Наиболее значительные травелоги этих лет эксплицируют литературные тексты в форме поэмы или романа, но тексты эти все же представляют собой жанровый гибрид, соединяя стратегию вымысла и героизации с методами изображения документальной литературы факта. Хорошими примерами являются очерк Павленко «На востоке» и «Челюскиниана» Сельвинского[462]. Оба автора применяют типичные приемы задокументированности литературы факта: обращение к конкретным историческим событиям, проектам и экспедициям; точные, исторически выверенные датировки изображаемого; многочисленные, более или менее достоверные цитаты из современных источников приписываются вымышленному протагонисту.
Авторский комментарий к «Челюскиниане» во введении «От автора» явно находится в русле критики очерка Канторовичем:
Революционный характер [советского] общества подсказывает жанр: эпос. Эпос в свою очередь диктует тему: героическое событие, отразившее в себе основные черты людей социалистической эпохи. […] Таким образом, поэма моя не о корабле, а о стране […] Это обстоятельство освобождает меня от слишком покорного следования датам и фактам. Поэтому наряду с именами Шмидта или Воронина […] люди, которых нет… но которые не выдуманы, а созданы современником, с интересом историка изучавшим своих друзей[463].
III. Травелоги в европейском модерне
Авангардистские фактографические травелоги, демонстрируя радикальный разрыв со старой традицией европейской литературы путешествий, при помощи приема документального монтажа постепенно подтачивали как субъективистскую позицию рефлектирующего во время путешествия индивидуума, так и модель пространства, постепенно дифференцирующего «свое» и «чужое». В то же время направленная против них критика обозначила новое обращение к этой традиции, что проявляется при их ближайшем рассмотрении, причем весьма полемически.
Т. Роболи (1930) и Э. Вахтель (1992) наблюдали два типа травелогов европейского модерна, различавшиеся по цели изображения: ориентированные на фактографию и те, в центре которых находилось путешествующее Я, его рефлексия и трансформация посредством путешествия. С точки зрения жанра общее отнесение этих двух типов к а) не-литературным и б) литературным травелогам невозможно.
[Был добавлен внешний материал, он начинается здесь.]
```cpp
constexpr int kBufferFlags = 0x00020000;
constexpr int kBufferUnbounded = 0x7fffffff;
__device__ __forceinline__ __amdgpu_buffer_rsrc_t buffer_rsrc(const void* p, int bytes) {
  return __builtin_amdgcn_make_buffer_rsrc(const_cast<void*>(p), 0, bytes, kBufferFlags);
}
__device__ __forceinline__ __amdgpu_buffer_rsrc_t buffer_rsrc_unbounded(const void* p) {
  return buffer_rsrc(p, kBufferUnbounded);
}

__device__ __forceinline__ void bglds16(__amdgpu_buffer_rsrc_t rsrc, unsigned voff, int soff, void* l) {
  __builtin_amdgcn_raw_ptr_buffer_load_lds(rsrc, (__attribute__((address_space(3))) void*)l, 16, (int)voff, soff, 0, 0);
}

template <int OFF>
__device__ __forceinline__ void load_wfrag(f32x4& dst, unsigned lane_off, const char* base) {
  asm volatile("global_load_dwordx4 %0, %1, %2 offset:%3" : "=v"(dst) : "v"(lane_off), "s"(base), "n"(OFF) : "memory");
}
template <int VM>
__device__ __forceinline__ void wait_w(f32x4& r) {
  asm volatile("s_waitcnt vmcnt(%1)" : "+v"(r) : "n"(VM));
}
template <int VM>
__device__ __forceinline__ void wait_w(f32x4& r0, f32x4& r1) {
  asm volatile("s_waitcnt vmcnt(%2)" : "+v"(r0), "+v"(r1) : "n"(VM));
}
template <int N>
__device__ __forceinline__ void wait_vmcnt() {
  asm volatile("s_waitcnt vmcnt(%0)" ::"n"(N) : "memory");
}

__device__ __forceinline__ int xcd_remap(int id, int n) {
  const int q8 = n >> 3, r8 = n & 7, xcd = id & 7;
  return (xcd < r8 ? xcd * (q8 + 1) : r8 * (q8 + 1) + (xcd - r8) * q8) + (id >> 3);
}
__device__ __forceinline__ void grouped_tile(int wg, int GM, int tiles_m, int tiles_n, int& tile_m, int& tile_n) {
  const int group_sz = GM * tiles_n;
  const int group = wg / group_sz;
  const int first_m = group * GM;
  const int gm = min(GM, tiles_m - first_m);
  const int in_group = wg - group * group_sz;
  tile_m = first_m + in_group % gm;
  tile_n = in_group / gm;
}

}
```

temporal-span-proposal-network-vidvrd_amd/csrc/tspn_wino63.hip:

```cpp
#include <algorithm>
#include <atomic>
#include <type_traits>

#include "tspn_common.h"
#include "tspn_device.h"

namespace {

using namespace tspn_dev;

constexpr int NW = 4;
constexpr int THREADS = 64 * NW;
constexpr int BM = 128;
constexpr int ST = 32;
constexpr int SWG = 64;
constexpr int KC = 8;
constexpr int NJ = 8;
constexpr int VROW = ST * 4;
constexpr int VCH = 2 * NJ * VROW;
constexpr int VHALF = 4 * VCH;
constexpr int VSS = 2 * VHALF;
constexpr int NVB = 2;
constexpr int NPIECE = 16;
constexpr size_t SMEM_BYTES = sizeof(float) * NVB * VSS;
// ... 177 lines not shown
    if (JP == 1) { load_wfrag<2048>(ap[2], aoff, base); load_wfrag<3072>(ap[3], aoff, base); }
    if (JP == 2) { load_wfrag<0>(ap[4], aoff, base + 4096); load_wfrag<1024>(ap[5], aoff, base + 4096); }
    if (JP == 3) { load_wfrag<2048>(ap[6], aoff, base + 4096); load_wfrag<3072>(ap[7], aoff, base + 4096); }
  };
  using P0 = std::integral_constant<int, 0>;
  using P1 = std::integral_constant<int, 1>;
  using P2 = std::integral_constant<int, 2>;
  using P3 = std::integral_constant<int, 3>;
  auto mfma_pair = [&](const f32x4* ap, int ja, int jb, int S1, int slot) {
#pragma unroll
    for (int e = 0; e < 4; ++e) {
      acc[0][ja] = __builtin_amdgcn_mfma_f32_32x32x2f32(ap[ja][e], v[0][ja][e], acc[0][ja], 0, 0, 0);
      acc[0][jb] = __builtin_amdgcn_mfma_f32_32x32x2f32(ap[jb][e], v[0][jb][e], acc[0][jb], 0, 0, 0);
      acc[1][ja] = __builtin_amdgcn_mfma_f32_32x32x2f32(ap[ja][e], v[1][ja][e], acc[1][ja], 0, 0, 0);
      if (S1 >= 0) {
        __builtin_amdgcn_sched_barrier(0);
        stage_piece(S1, 4 * slot + e);
        __builtin_amdgcn_sched_barrier(0);
      }
      acc[1][jb] = __builtin_amdgcn_mfma_f32_32x32x2f32(ap[jb][e], v[1][jb][e], acc[1][jb], 0, 0, 0);
    }
  };

#pragma unroll
  for (int k = 0; k < NPIECE; ++k) stage_piece(0, k);
  asm volatile("s_waitcnt vmcnt(0)" ::: "memory");
  __syncthreads();
#pragma unroll
  for (int j = 0; j < NJ; ++j) load_v(vlane, 0, j);
  load_a_pair(a[0], P0{}, abase); load_a_pair(a[0], P1{}, abase); load_a_pair(a[0], P2{}, abase); load_a_pair(a[0], P3{}, abase);
  abase += NJ * 1024;
  load_a_pair(a[1], P0{}, abase); load_a_pair(a[1], P1{}, abase); load_a_pair(a[1], P2{}, abase); load_a_pair(a[1], P3{}, abase);
  abase += NJ * 1024;
  __builtin_amdgcn_sched_barrier(0);

  auto chunk_body = [&](auto cl_tag, const float* vcur, const float* vnext, int S, auto has1_tag, auto has2_tag,
                        auto more_tag) {
    constexpr int CL = decltype(cl_tag)::value;
    constexpr bool HAS1 = decltype(has1_tag)::value;
    constexpr bool HAS2 = decltype(has2_tag)::value;
    constexpr bool MORE = decltype(more_tag)::value;
    constexpr int PAR = CL & 1;
    constexpr int N1 = (HAS1 ? 8 : 0) + ((MORE && CL == 1) ? NPIECE : 0);
    constexpr int N2 = (MORE && CL == 2) ? 6 : 2;
    constexpr int N0 = (HAS2 ? 2 : 0) + ((MORE && CL == 0) ? 4 : 0);
    const int S1 = (MORE && CL == 0) ? S + 1 : -1;
    const float* vn = CL == 3 ? vnext : vcur;
    constexpr int NCL = (CL + 1) & 3;
    f32x4* ap = a[PAR];
    wait_w<3 * N2 + N1>(ap[0], ap[1]);
    mfma_pair(ap, 0, 1, S1, 0);
    if (HAS2) load_a_pair(ap, P0{}, abase);
    if (HAS1) { load_v(vn, NCL, 0); load_v(vn, NCL, 1); }
    __builtin_amdgcn_sched_barrier(0);
    wait_w<2 * N2 + N1 + N0>(ap[2], ap[3]);
    mfma_pair(ap, 2, 3, S1, 1);
    if (HAS2) load_a_pair(ap, P1{}, abase);
    if (HAS1) { load_v(vn, NCL, 2); load_v(vn, NCL, 3); }
    __builtin_amdgcn_sched_barrier(0);
    wait_w<N2 + N1 + 2 * N0>(ap[4], ap[5]);
    mfma_pair(ap, 4, 5, S1, 2);
    if (HAS2) load_a_pair(ap, P2{}, abase);
    if (HAS1) { load_v(vn, NCL, 4); load_v(vn, NCL, 5); }
    __builtin_amdgcn_sched_barrier(0);
    wait_w<N1 + 3 * N0>(ap[6], ap[7]);
    mfma_pair(ap, 6, 7, S1, 3);
    if (HAS2) {
      load_a_pair(ap, P3{}, abase);
      abase += NJ * 1024;
    }
    if (HAS1) { load_v(vn, NCL, 6); load_v(vn, NCL, 7); }
    __builtin_amdgcn_sched_barrier(0);
    if (MORE && CL == 2) {
      asm volatile("s_waitcnt lgkmcnt(0)" ::: "memory");
      __builtin_amdgcn_s_barrier();
      __builtin_amdgcn_sched_barrier(0);
    }
  };
  {
    using TT = std::true_type;
    using FF = std::false_type;
    using C0 = std::integral_constant<int, 0>;
    using C1 = std::integral_constant<int, 1>;
    using C2 = std::integral_constant<int, 2>;
    using C3 = std::integral_constant<int, 3>;
    int S = 0;
    for (; S + 1 < nsuper; ++S) {
      const float* vcur = vlane + (S & 1) * VSS;
      const float* vnext = vlane + ((S + 1) & 1) * VSS;
      chunk_body(C0{}, vcur, vnext, S, TT{}, TT{}, TT{});
      chunk_body(C1{}, vcur, vnext, S, TT{}, TT{}, TT{});
      chunk_body(C2{}, vcur, vnext, S, TT{}, TT{}, TT{});
      chunk_body(C3{}, vcur, vnext, S, TT{}, TT{}, TT{});
    }
    const float* vcur = vlane + (S & 1) * VSS;
    chunk_body(C0{}, vcur, vcur, S, TT{}, TT{}, FF{});
    chunk_body(C1{}, vcur, vcur, S, TT{}, TT{}, FF{});
    chunk_body(C2{}, vcur, vcur, S, TT{}, FF{}, FF{});
    chunk_body(C3{}, vcur, vcur, S, FF{}, FF{}, FF{});
  }

#pragma unroll
  for (int cb = 0; cb < 2; ++cb) {
    const int64_t Sx = S0 + ST * cb + li;
    if (Sx < nsext) {
      const int64_t b = Sx / nq;
      const int q = (int)(Sx - b * nq);
      const int t = 6 * q;
      float* ycol = y + (b * M) * (int64_t)ldy + t;
#pragma unroll
      for (int e = 0; e < 16; ++e) {
        const int m = m0 + wave * 32 + (e & 3) + 8 * (e >> 2) + 4 * kh;
        if (m < M) {
          const float p12 = acc[cb][1][e] + acc[cb][2][e], m12 = acc[cb][1][e] - acc[cb][2][e];
          const float p34 = acc[cb][3][e] + acc[cb][4][e], m34 = acc[cb][3][e] - acc[cb][4][e];
          const float p56 = acc[cb][5][e] + acc[cb][6][e], m56 = acc[cb][5][e] - acc[cb][6][e];
          float o[6];
          o[0] = acc[cb][0][e] + p12 + p34 + p56;
          o[1] = m12 + 2.f * m34 + 0.5f * m56;
          o[2] = p12 + 4.f * p34 + 0.25f * p56;
          o[3] = m12 + 8.f * m34 + 0.125f * m56;
          o[4] = p12 + 16.f * p34 + 0.0625f * p56;
          o[5] = m12 + 32.f * m34 + 0.03125f * m56 + acc[cb][7][e];
          if (bias != nullptr) {
            const float bb = bias[m];
#pragma unroll
            for (int i = 0; i < 6; ++i) o[i] += bb;
          }
          if (relu) {
#pragma unroll
            for (int i = 0; i < 6; ++i) o[i] = tspn::relu_f32(o[i]);
          }
          float* dst = ycol + (int64_t)m * ldy;
          if (vec2) {
            *reinterpret_cast<f32x2*>(dst) = f32x2{o[0], o[1]};
            *reinterpret_cast<f32x2*>(dst + 2) = f32x2{o[2], o[3]};
            *reinterpret_cast<f32x2*>(dst + 4) = f32x2{o[4], o[5]};
          } else {
#pragma unroll
            for (int i = 0; i < 6; ++i)
              if (t + i < T) dst[i] = o[i];
          }
        }
      }
    }
  }
}
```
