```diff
+template <typename K>
+static double run_new(const char *name, K kernel, uint32_t tile, bool nulls, bool mm, bufs &b, int reps, bool chk, int cus)
+{
+	s512_args a;
+	memset(&a, 0, sizeof(a));
+	a.keys = b.keys;
+	a.nullbits = nulls ? b.nullbits : NULL;
+	a.n = b.n;
+	a.key_lo = KEY_LO;
+	a.kbits = KBITS;
+	a.rem = KBITS - DBITS;
+	a.R = 1u << DBITS;
+	a.out = b.out;
+	a.cursor = b.cursor;
+	a.cap = b.cap;
+	a.nsub = NSUB;
+	a.status = b.status;
+	a.mm_wg = b.mm;
+	a.mm_ticket = b.status + MDB_ST_TICKET;
+	a.mm_final = b.status + 16;
+	const uint32_t grid = s512_grid(b.keys, b.n, tile, S512_WG_PER_CU * (uint32_t)cus, &a.rows_per_wg);
+	const size_t lds = s512_stream_lds(tile);
+	CK(hipFuncSetAttribute(reinterpret_cast<const void *>(kernel), hipFuncAttributeMaxDynamicSharedMemorySize, (int)lds));
+	hipEvent_t e0, e1;
+	CK(hipEventCreate(&e0));
+	CK(hipEventCreate(&e1));
+	std::vector<float> ms(reps);
+	for (int r = -1; r < reps; r++) {
+		CK(hipMemsetAsync(b.cursor, 0, (NSUB << DBITS) * 4, 0));
+		CK(hipMemsetAsync(b.status, 0, 256, 0));
+		CK(hipEventRecord(e0, 0));
+		hipLaunchKernelGGL(kernel, dim3(grid), dim3(S512_THREADS), lds, 0, a);
+		CK(hipEventRecord(e1, 0));
+		CK(hipEventSynchronize(e1));
+		CK(hipGetLastError());
+		if (r >= 0)
+			CK(hipEventElapsedTime(&ms[r], e0, e1));
+	}
+	return report(name, ms, b, chk, mm);
+}
+
+int main(int argc, char **argv)
+{
+	const uint32_t n = argc > 1 ? (uint32_t)strtoull(argv[1], NULL, 10) : 100000000u;
+	const int reps = argc > 2 ? atoi(argv[2]) : 9;
+	hipDeviceProp_t prop;
+	CK(hipGetDeviceProperties(&prop, 0));
+	const int cus = prop.multiProcessorCount;
+	bufs b;
+	b.n = n;
+	b.nv = n / 16u ? n / 16u : 1u;
+	if (b.nv > (1u << KBITS) || n >= (1u << 31)) {
+		printf("rows: at most 16 x 2^%u\n", KBITS);
+		return 1;
+	}
+	const uint64_t avg = ((uint64_t)n + (NSUB << DBITS) - 1) / (NSUB << DBITS);
+	b.cap = (uint32_t)((avg * 5 / 4 + 1024 + 63) & ~63ull);
+	CK(hipMalloc(&b.keys, (size_t)n * 8 + 64));
+	CK(hipMalloc(&b.nullbits, ((size_t)n + 63) / 64 * 8 + 64));
+	CK(hipMemset(b.nullbits, 0, ((size_t)n + 63) / 64 * 8 + 64));
+	CK(hipMalloc(&b.out, (size_t)(NSUB << DBITS) * b.cap * 2 + 4096));
+	CK(hipMalloc(&b.cursor, (NSUB << DBITS) * 4));
+	CK(hipMalloc(&b.status, 256));
+	CK(hipMalloc(&b.expect, (size_t)4 << KBITS));
+	CK(hipMalloc(&b.got, (size_t)4 << KBITS));
+	CK(hipMalloc(&b.mm, mdb_part_minmax_words(n) * 4));
+	CK(hipMalloc(&b.stats, 128));
+	CK(hipMemset(b.expect, 0, (size_t)4 << KBITS));
+	hipLaunchKernelGGL(k_gen, dim3(cus * 8), dim3(256), 0, 0, b.keys, n, b.nv);
+	hipLaunchKernelGGL(k_expect, dim3(cus * 8), dim3(256), 0, 0, b.keys, n, b.expect);
+	CK(hipDeviceSynchronize());
+	printf("%u rows, %u values, %d CUs, region capacity %u words, %d reps\n", n, b.nv, cus, b.cap, reps);
+	for (int round = 0; round < 2; round++) {
+		const bool chk = round == 0;
+		run_old("old  k_part_scatter<..._t2> + part_minmax", b, reps, chk, true);
+		run_old("old  k_part_scatter<..._t2> alone", b, reps, chk, false);
+		run_new("new  k_scatter512_stream<512,32> ring 8", k_scatter512_stream<512, 32, false, true, 8>, 16384, false, true, b, reps, chk, cus);
+		run_new("new  <512,32> ring 4", k_scatter512_stream<512, 32, false, true, 4>, 16384, false, true, b, reps, chk, cus);
+		run_new("new  <512,32> ring 16", k_scatter512_stream<512, 32, false, true, 16>, 16384, false, true, b, reps, chk, cus);
+		run_new("new  <512,48> ring 8 (24 576-row tiles)", k_scatter512_stream<512, 48, false, true, 8>, 24576, false, true, b, reps, chk, cus);
+		run_new("new  <512,64> ring 8 (32 768-row tiles)", k_scatter512_stream<512, 64, false, true, 8>, 32768, false, true, b, reps, chk, cus);
+		run_new("new  <512,32> ring 8, NULL bits", k_scatter512_stream<512, 32, true, true, 8>, 16384, true, true, b, reps, chk, cus);
+		run_new("new  <512,32> ring 8, no key range", k_scatter512_stream<512, 32, false, false, 8>, 16384, false, false, b, reps, chk, cus);
+	}
+	run_new("new  <512,32> ring 8, stores off", k_scatter512_stream<512, 32, false, true, 8, 1>, 16384, false, true, b, reps, false, cus);
+	run_new("new  <512,32> ring 8, loads off", k_scatter512_stream<512, 32, false, true, 8, 2>, 16384, false, true, b, reps, false, cus);
+	run_new("new  <512,32> ring 8, loads and stores off", k_scatter512_stream<512, 32, false, true, 8, 3>, 16384, false, true, b, reps, false, cus);
+	run_new("new  <512,32> ring 8, stores linear (whole lines)", k_scatter512_stream<512, 32, false, true, 8, 16>, 16384, false, true, b, reps, false, cus);
+	return 0;
+}
```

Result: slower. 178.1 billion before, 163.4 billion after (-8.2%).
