@@ -738,8 +430,29 @@
   }
 }
 
+template <typename T>
+__global__ void splitk_reduce_kernel(GemmParams p) { splitk_reduce_body<T, false>(p); }
+
+template <typename T>
+__global__ void splitk_reduce_kernel_list(GemmParams p, GemmList l) {
+  p.C = l.C[blockIdx.y];
+  if (p.colsum) p.colsum = l.colsum[blockIdx.y];
+  splitk_reduce_body<T, true>(p);
+}
+
+template <typename T, typename C, bool CS>
+int launch_list(const GemmParams& p, const GemmList& l, dim3 grid, size_t lds, hipStream_t s) {
+  static bool attr_set = false;
+  if (!attr_set) {
+    (void)hipFuncSetAttribute(reinterpret_cast<const void*>(&gemm_kernel_list<T, C, CS>), hipFuncAttributeMaxDynamicSharedMemorySize, 160 * 1024 - 16384);
+    attr_set = true;
+  }
+  hipLaunchKernelGGL((gemm_kernel_list<T, C, CS>), grid, dim3(C::NT), lds, s, p, l);
+  return cst_check_launch("cst_gemm");
+}
+
 template <typename T, bool AK, bool BK_, bool SEG, typename C>
-int launch(GemmParams p, int64_t M, int64_t N, int64_t nbatch, hipStream_t s) {
+int launch(GemmParams p, int64_t M, int64_t N, int64_t nbatch, hipStream_t s, const GemmList* list = nullptr) {
   constexpr int VEC = DT<T>::VEC;
   constexpr int BKc = C::KV * VEC, LDK = BKc + VEC;
   constexpr int LDMA = sizeof(T) == 2 ? C::BM + 32 : C::BM + VEC, LDMB = sizeof(T) == 2 ? C::BN + 32 : C::BN + VEC;
@@ -757,6 +470,17 @@
   p.tiles_n = (int)cst_ceil_div(N, C::BN);
   p.split_order = (p.splits > 1 && nbatch == 1) ? 1 : 0;
   dim3 grid(p.tiles_m * p.tiles_n, 1, (unsigned)(nbatch * p.splits));
+  if (list) {
+    constexpr bool LISTABLE = !AK && !BK_ && !SEG && (std::is_same<C, CfgSmall>::value || std::is_same<C, CfgNarrowM>::value || std::is_same<C, CfgLarge>::value);
+    if constexpr (LISTABLE) {
+      if constexpr (C::NT <= 256) {
+        if (p.colsum) return launch_list<T, C, true>(p, *list, grid, lds, s);
+      }
+      if (!p.colsum) return launch_list<T, C, false>(p, *list, grid, lds, s);
+    }
+    cst_set_error("cst_gemm: internal: a listed batch on a configuration that does not take one");
+    return CST_ERR_UNSUPPORTED;
+  }
   if constexpr (!AK && !BK_ && !SEG && C::NT <= 256) {
     if (p.colsum) {
       static bool attr_cs = false;
@@ -955,6 +679,30 @@
                                      const uint32_t* row_live, uint32_t epoch, cst_stream stream);
 
 namespace {
+
+int list_view(const cst_gemm_desc* d, const cst_gemm_problem* l, cst_gemm_desc& e) {
+  CST_REQUIRE(d, "cst_gemm: null operand");
+  e = *d;
+  if (!l) return CST_OK;
+  CST_REQUIRE(d->batch0 >= 1 && d->batch1 == 1, "cst_gemm: a list gives batch0 >= 1 problems with batch1 = 1");
+  CST_REQUIRE(!d->a_kmajor && !d->b_kmajor, "cst_gemm: a list needs both operands mn-major (k-major operands are not listed)");
+  CST_REQUIRE(!d->a_seg && !d->b_seg, "cst_gemm: a list takes no segmented operands");
+  CST_REQUIRE(!d->k_live && !d->m_live && !d->k_len && !d->m_len, "cst_gemm: a list takes no live-tile stamps or row limits (k_live / m_live / k_len / m_len)");
+  CST_REQUIRE(!d->bias && !d->act && !d->aux_out && !d->dact && !d->aux_in && !d->resid && d->alpha == 1.0f, "cst_gemm: a list takes no epilogue operands (bias, act, aux_out, dact, resid, alpha)");
+  CST_REQUIRE(d->drop_p == 0.0f, "cst_gemm: a list takes no dropout");
+  CST_REQUIRE(!d->defer_reduce, "cst_gemm: a list finishes its own split-K slabs (no defer_reduce)");
+  for (int64_t z = 0; z < d->batch0; ++z) {
+    CST_REQUIRE(l[z].A && l[z].B && l[z].C, "cst_gemm: list entry %lld: null operand", (long long)z);
+    CST_REQUIRE(((uintptr_t)l[z].A % 16 == 0) && ((uintptr_t)l[z].B % 16 == 0), "cst_gemm: list entry %lld: A/B must be 16-byte aligned", (long long)z);
+    CST_REQUIRE(((uintptr_t)l[z].C % 16 == 0) == ((uintptr_t)l[0].C % 16 == 0) && (uintptr_t)l[z].C % 4 == 0 && (uintptr_t)l[z].colsum % 4 == 0,
+                "cst_gemm: list entry %lld: C / colsum aligned unlike entry 0", (long long)z);
+    CST_REQUIRE((l[z].colsum != nullptr) == (l[0].colsum != nullptr), "cst_gemm: list entry %lld: colsum in every entry or in none", (long long)z);
+  }
+  e.A = l[0].A; e.B = l[0].B; e.C = l[0].C; e.colsum = l[0].colsum;
+  e.sa0 = e.sa1 = e.sb0 = e.sb1 = e.sc0 = e.sc1 = e.sbias0 = e.sbias1 = 0;
+  e.batch0 = 1;
+  return CST_OK;
+}
 
 int validate(const cst_gemm_desc* d) {
   CST_REQUIRE(d && d->A && d->B && d->C, "cst_gemm: null operand");
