extern "C" int cdr_triplet_fwd_grad(cdr_ctx* ctx, void* stream, const float* user_tab, const float* item_tab, int D,
                                    const int64_t* uid, const int64_t* pid, const int64_t* nid, int64_t B, float margin, float eps,
                                    float* out3, float* GU, float* GI) {
    CDR_CHECK_ARG(ctx && user_tab && item_tab && uid && pid && nid && out3 && GU && GI);
    CDR_CHECK_ARG(D > 0 && (D & 3) == 0 && D <= 256 && B > 0);
    hipStream_t s = (hipStream_t)stream;
    const int lpr = cdr_lpr_for(D);
    const int grid = grid_for((B + kUnroll - 1) / kUnroll, kBlock / lpr);
    {
        cdr_time_scope ts(ctx, CDR_TAG_TRIPLET_FWD_GRAD, s);
        DISPATCH_LPR(lpr, triplet_fwd_grad_kernel<L><<<dim3(grid), dim3(kBlock), 0, s>>>(user_tab, item_tab, D, uid, pid, nid, B, margin, eps,
                                                                                          1.0f / (float)B, GU, GI, ctx->partials));
    }
    CDR_LAUNCH_CHECK();
    triplet_finish_kernel<<<dim3(1), dim3(kBlock), 0, s>>>(ctx->partials, grid, B, out3);
    CDR_LAUNCH_CHECK();
    return CDR_OK;
}

extern "C" int cdr_loss_finish_sums(void* stream, const float* sums3, int64_t B_mean, float reg_weight, float* out6) {
    CDR_CHECK_ARG(sums3 && out6 && B_mean > 0);
    finish_sums_kernel<<<dim3(1), dim3(64), 0, (hipStream_t)stream>>>(sums3, B_mean, reg_weight, out6);
    CDR_LAUNCH_CHECK();
    return CDR_OK;
}

using big_sort_config = rocprim::radix_sort_config<
    rocprim::default_config, rocprim::default_config,
    rocprim::radix_sort_onesweep_config<rocprim::kernel_config<kSortBlock, kSortItems>, rocprim::kernel_config<kSortBlock, kSortItems>, kSortRadixBits,
                                        rocprim::block_radix_rank_algorithm::match>,
    (size_t)1 << 17>;
constexpr int64_t kBigSort = 1 << 18;

static inline hipError_t sort_pairs(void* tmp, size_t& tmp_bytes, const uint32_t* kin, uint32_t* kout, const uint32_t* vin, uint32_t* vout,
                                    size_t n, unsigned bits, hipStream_t s) {
    if ((int64_t)n >= kBigSort) return rocprim::radix_sort_pairs<big_sort_config>(tmp, tmp_bytes, kin, kout, vin, vout, n, 0u, bits, s);
    return rocprim::radix_sort_pairs(tmp, tmp_bytes, kin, kout, vin, vout, n, 0u, bits, s);
}

static inline unsigned bits_for(int64_t num_rows) {
    unsigned b = 1;
    while (b < 32 && ((int64_t)1 << b) < num_rows) ++b;
    return b;
}

#if ROCPRIM_VERSION == 400200
#define CDR_HAVE_OWN_SORT 1
namespace {

namespace rpd = rocprim::detail;
using sort_bid_t = rpd::block_id_wrapper<unsigned int, true>;
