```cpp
int dcvc_warp(const float *src, int32_t src_cs, const float *flow, int32_t flow_cs, float *out, int32_t out_cs,
              int32_t N, int32_t H, int32_t W, int32_t C, void *stream);
int dcvc_up2(const float *src, int32_t src_cs, float *out, int32_t out_cs, float *out2, int32_t out2_cs,
             int32_t N, int32_t H, int32_t W, int32_t C, float scale, void *stream);
int dcvc_down2(const float *src, int32_t src_cs, float *out, int32_t out_cs, int32_t N, int32_t H, int32_t W,
               int32_t C, float scale, int32_t avgpool_order, void *stream);
int dcvc_maxpool2(const float *src, int32_t src_cs, float *out, int32_t out_cs, int32_t N, int32_t H, int32_t W,
                  int32_t C, void *stream);
int dcvc_copy_channels(const float *src, int32_t src_cs, float *out, int32_t out_cs, int64_t npix, int32_t C,
                       void *stream);
int dcvc_nchw_to_nhwc(const float *src, float *out, int32_t out_cs, int32_t N, int32_t C, int32_t H, int32_t W,
                      void *stream);
int dcvc_nhwc_to_nchw(const float *src, int32_t src_cs, float *out, int32_t N, int32_t C, int32_t H, int32_t W,
                      int32_t clamp01, void *stream);

int dcvc_channel_mean(const float *src, int32_t src_cs, float *mean, float *scratch, int32_t N, int32_t HW,
                      int32_t C, void *stream);
int dcvc_se_gate(const float *mean, const float *w1, const float *w2, float *gate, int32_t N, int32_t C,
                 int32_t Cr, void *stream);

int dcvc_scale_channels(const float *src, int32_t src_cs, float *out, int32_t out_cs, const float *q_basic,
// ... 60 lines not shown
```

### vcm_ts_amd/csrc/conv_mfma.hip

```cpp
#include <hip/hip_runtime.h>
#include <stdint.h>
#include <stdlib.h>
#include <string.h>
#include <vector>

#include "dcvc_hip.h"
#include "kernel_common.h"

namespace {

constexpr int LDK = 20;


struct ConvK {
    const float *seg_ptr[DCVC_MAX_SEG];
    int seg_C[DCVC_MAX_SEG];
    int seg_cs[DCVC_MAX_SEG];
    int nseg;
    int Hin, Win, Hout, Wout;
    int in_act;
    float in_slope;
    const float *wpack;
    const float *bpack;
    int Cout, Cout_pad;
    float *out;
    int out_cs;
    int out_act;
    float out_slope;
    int ps;
    const float *res;
    int res_cs;
    const float *res_gate;
    const float *res2;
    int res2_cs;
    int vec_epi;
    int *status;
    float *chan_partial;
    int ntx;
    int ty0, nty;
    int band_rows;
};

inline long dev_env_long(const char *name, long dflt) {
    const char *dev = getenv("DCVC_DEV");
    if (!dev || strcmp(dev, "1") != 0) return dflt;
    const char *v = getenv(name);
    return v ? atol(v) : dflt;
}
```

Для обоих авторов русская литература вступает в эту традицию с «Письмами русского путешественника» Н. Карамзина (1791–1792). Ср. у Т. Роболи:
К моменту появления в России «ПРП» […] в этом жанре дифференцировались два основных типа: один собственно — стерновский, где настоящего описания путешествия, в сущности, нет; и другой — типа Дюпати, представляющий гибридную форму, где этнографический, исторический и географический материал перемешан со сценками, рассуждениями, лирическими отступлениями и проч. Оба типа строятся как бы на двух параллелях: 1. реальное путешествие […] 2. путешествие воображения (воспоминания, рассуждения и т. д.)[464].
Роболи относит Карамзина, который остается исключительным явлением в истории русских травелогов, к направлению Дюпати. Вахтель, напротив, подчеркивает, что яркой приметой особенно удачных травелогов модерна является противоречивое смешение двух типов, выделенных им безотносительно к Роболи, но в очень сходном ключе. В качестве парадигматических примеров он приводит «Путешествие в Арзрум» Пушкина и «Путешествие в Армению» Мандельштама (1930):
[…] works based on the experience of travel have generally fallen into two categories: those that use the travel situation to impart factual information, and those that use it as an excuse to speak of anything but the specifics of the journey. These two possibilities correspond to the agendas of what could be called the non-literary and the literary travelogue respectively: in the context of modern European literature these two genres exist simultaneously and are fundamentally in conflict[465].